We see here a basic paradigm of communication failure that is quite
ubiquitous and not limited to the communication of parents and their
offspring. The difficulty people have in receiving the emotional
communication of others has deep roots, for to do so means to relax the
ego-boundaries, the artificial dividing line we establish between our
own emotions and those of others. To fully receive another person’s
emotional communication requires a capacity to actively attune to and
identify with the emotions they are communicating — to
experience them not merely as ‘their’ private emotions but also as ours.
The Difficult Person’s behaviour is an attempt to ‘get through’ to us,
to break through the ego-boundaries with which we divide other people’s
feelings from our own, with the aim of getting us to feel and identify
with their feelings. What often happens instead is that we feel
threatened by the way a DP’s behaviour challenges our ego-boundaries.
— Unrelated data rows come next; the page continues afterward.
__device__ __forceinline__ void cp_async16(void* smem_dst, const void* src) {
  asm volatile("cp.async.cg.shared.global [%0], [%1], 16;" ::"r"(smem_u32(smem_dst)), "l"(src) : "memory");
}
__device__ __forceinline__ void cp_async4(void* smem_dst, const void* src) {
  asm volatile("cp.async.ca.shared.global [%0], [%1], 4;" ::"r"(smem_u32(smem_dst)), "l"(src) : "memory");
}

template <int NT>
__device__ __forceinline__ void scan_item(const ScanItemJob& j, int fbegin, int fend, int out_frame0, uint8_t* smem) {
  const LogoDev& lg = j.logo;
  const int tid = threadIdx.x, w = lg.w, h = lg.h, npx = w * h, count = lg.count, spitch = lg.countPad + 4;
  float* work0 = reinterpret_cast<float*>(smem);
  float* work1 = work0 + ((npx + 8 + 3) & ~3);
  float* sc = work1 + ((npx + 8 + 3) & ~3);
  uint8_t* raw = reinterpret_cast<uint8_t*>(sc + (size_t)j.frames * 2 * spitch);
  const int xa = j.imgx & ~15, xo = j.imgx - xa;
  const int rpitch = (xo + w + 15) & ~15, cpr = rpitch >> 4, nchunks = cpr * h;
  const float omf0 = AMTK_FSUB(1.0f, 0.0f), omf1 = AMTK_FSUB(1.0f, 1.0f);
  const int dx = NT % w, dy = NT / w, y0 = tid / w, x0 = tid - y0 * w;
  for (int f = fbegin; f < fend; ++f) {
    __syncthreads();
    const uint8_t* roi = j.ybase + (long long)f * j.frame_stride + xa + (long long)j.imgy * j.pitch;
    for (int k = tid; k < nchunks; k += NT) {
      const int y = k / cpr;
      cp_async16(raw + 16 * k, roi + (long long)y * j.pitch + 16 * (k - y * cpr));
    }
    for (int q = tid; q < (npx >> 2); q += NT) { cp_async16(work0 + 4 * q, lg.A + 4 * q); cp_async16(work1 + 4 * q, lg.B + 4 * q); }
    for (int i = (npx & ~3) + tid; i < npx; i += NT) { cp_async4(work0 + i, lg.A + i); cp_async4(work1 + i, lg.B + i); }
    asm volatile("cp.async.wait_all;" ::: "memory");
    __syncthreads();
    {
      int x = x0, y = y0;
      for (int i = tid; i < npx; i += NT) {
        const uint8_t* rp = raw + y * rpitch + xo + x;
        float v;
        if (y > 0 && y < h - 1) { const int a = rp[-rpitch], b = rp[0], c = rp[rpitch]; v = (float)(a + 2 * b + c + 2) / 4.0f; }
        else v = (float)rp[0];
        const float av = work0[i], bv = work1[i];
        work0[i] = remove_logo(v, av, bv, j.maxv, 0.0f, omf0);
        work1[i] = remove_logo(v, av, bv, j.maxv, 1.0f, omf1);
        x += dx; y += dy; if (x >= w) { x -= w; ++y; }
      }
    }
    __syncthreads();
    float* s0 = sc + (size_t)(f - fbegin) * 2 * spitch;
    float2 kp0 = make_float2(0.0f, 0.0f), kp1 = kp0;
    int cp = -1;
#pragma unroll 1
    for (int c = tid; c < count; c += NT) {
      const uint32_t pv = __ldg(lg.pix + c);
      float taps[25];
#pragma unroll
      for (int t = 0; t < 25; ++t) taps[t] = __ldg(lg.tapsT + (size_t)t * lg.countPad + c);
      const int o = (int)((pv & 0xFFFFu) - 2) + (int)((pv >> 16) - 2) * w;
      float avg0, avg1;
      s0[c] = corr5x5_tree(taps, [&](int ry, int rx) { return work0[o + ry * w + rx]; }, &avg0);
      s0[spitch + c] = corr5x5_tree(taps, [&](int ry, int rx) { return work1[o + ry * w + rx]; }, &avg1);
      const float2 kn0 = __ldg(lg.scales + (size_t)c * 32 + scale_bin(avg0)), kn1 = __ldg(lg.scales + (size_t)c * 32 + scale_bin(avg1));
      if (cp >= 0) { s0[cp] = pixel_score(s0[cp], kp0.x, kp0.y); s0[spitch + cp] = pixel_score(s0[spitch + cp], kp1.x, kp1.y); }
      kp0 = kn0; kp1 = kn1; cp = c;
    }
    if (cp >= 0) { s0[cp] = pixel_score(s0[cp], kp0.x, kp0.y); s0[spitch + cp] = pixel_score(s0[spitch + cp], kp1.x, kp1.y); }
  }
  __syncthreads();
  if (tid < 2 * (fend - fbegin)) {
    const float* row = sc + (size_t)tid * spitch;
    const float4* row4 = reinterpret_cast<const float4*>(row);
    const int n4 = count >> 2;
    float r = 0.0f;
#pragma unroll 1
    for (int i = 0; i < n4; ++i) {
      const float4 v = row4[i];
      r = AMTK_FADD(r, v.x); r = AMTK_FADD(r, v.y); r = AMTK_FADD(r, v.z); r = AMTK_FADD(r, v.w);
    }
    for (int c = n4 << 2; c < count; ++c) r = AMTK_FADD(r, row[c]);
    j.scores[(size_t)(fbegin + (tid >> 1) - out_frame0) * 2 + (tid & 1)] = AMTK_FDIV(r, lg.blackScore);
  }
}

constexpr int kSumThreads = 32;
__global__ void __launch_bounds__(kSumThreads) logo_sum_kernel(const float* __restrict__ scores, int count, int countPad,
                                                               int nframes, int nfades, float blackScore, int take_abs,
                                                               float* __restrict__ out, int out_frame_stride, int out_off,
                                                               int out_fade_stride, const int* __restrict__ out_rows) {
  const int t = blockIdx.x * blockDim.x + threadIdx.x;
  if (t >= nframes * nfades) return;
  const float4* row = reinterpret_cast<const float4*>(scores + (size_t)t * countPad);
  const int nlines = countPad >> 5;
  float4 cur[8], nxt[8];
#pragma unroll
  for (int k = 0; k < 8; ++k) cur[k] = row[k];
  float r = 0.0f;
  int c = 0;
  for (int l = 0; l < nlines; ++l) {
    if (l + 1 < nlines) {
#pragma unroll
      for (int k = 0; k < 8; ++k) nxt[k] = row[(l + 1) * 8 + k];
    }
    if (c + 32 <= count) {
#pragma unroll
      for (int k = 0; k < 8; ++k) {
        r = AMTK_FADD(r, cur[k].x); r = AMTK_FADD(r, cur[k].y); r = AMTK_FADD(r, cur[k].z); r = AMTK_FADD(r, cur[k].w);
      }
      c += 32;
    } else {
#pragma unroll
      for (int k = 0; k < 8; ++k) {
        if (c < count) r = AMTK_FADD(r, cur[k].x); ++c;
        if (c < count) r = AMTK_FADD(r, cur[k].y); ++c;
        if (c < count) r = AMTK_FADD(r, cur[k].z); ++c;
        if (c < count) r = AMTK_FADD(r, cur[k].w); ++c;
      }
    }
#pragma unroll
    for (int k = 0; k < 8; ++k) cur[k] = nxt[k];
  }
  float v = AMTK_FDIV(r, blackScore);
  if (take_abs) v = fabsf(v);
  const int f = t / nfades, fi = t - f * nfades;
  out[(size_t)(out_rows ? out_rows[f] : f) * out_frame_stride + out_off + (size_t)fi * out_fade_stride] = v;
}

Instead of receiving their emotional communication and getting a felt
sense, through this behaviour, of how they must be feeling
inside, we become preoccupied with our own emotional reactions to this
behaviour. A self- or “I-oriented” response then replaces an other- or
“Thou-oriented” response.
An old Chinese saying has it that “The finger points at the moon. The
fool points at the finger.” The fact that a person’s behaviour arouses
an emotional reaction in us is the ‘finger’ pointing at the moon. The
moon is the personal difficulty that the other person experiences
and is trying to communicate emotionally through their behaviour. But
like the Chinese fool we look at the finger, or worse, we point it
accusingly at the other, annoyed at being pressured to see and feel
something we don’t want to see and feel i.e. another person’s
difficulties; and annoyed also at then having to manage or control our
own emotional reactions to the behaviour which elicits them. Our own
emotional reactions come to the foreground, preventing and also ‘saving’
us from identifying with the feelings of others. We react with our
finger (i.e. from our own emotions) without first looking at and
taking in the moon, receiving the emotions of others and using them to
gain a felt sense of the difficulties they are experiencing.
Rather than reacting to others emotionally, we instead may try to ‘play it
cool’, attempting to conceal, control or cut off from our own emotions
and thereby ‘manage’ them’. Whether our reaction is ‘hot’ or ‘cold’, it
is essentially a reaction from or to our own emotions and not those of
the other. As a result it will leave the latter cold — and/or hot up
their own ‘difficult’ behaviour in a continuing attempt to ‘get through’
to us emotionally i.e. make us begin to feel what they are feeling. A
vicious circle is then created, in which the PD’s experience of not
getting through and not being received exacerbates their difficult
behaviour, turning them into a full-blown DP, and provoking yet stronger
emotional reactions in the OP which needs to either release or ‘manage’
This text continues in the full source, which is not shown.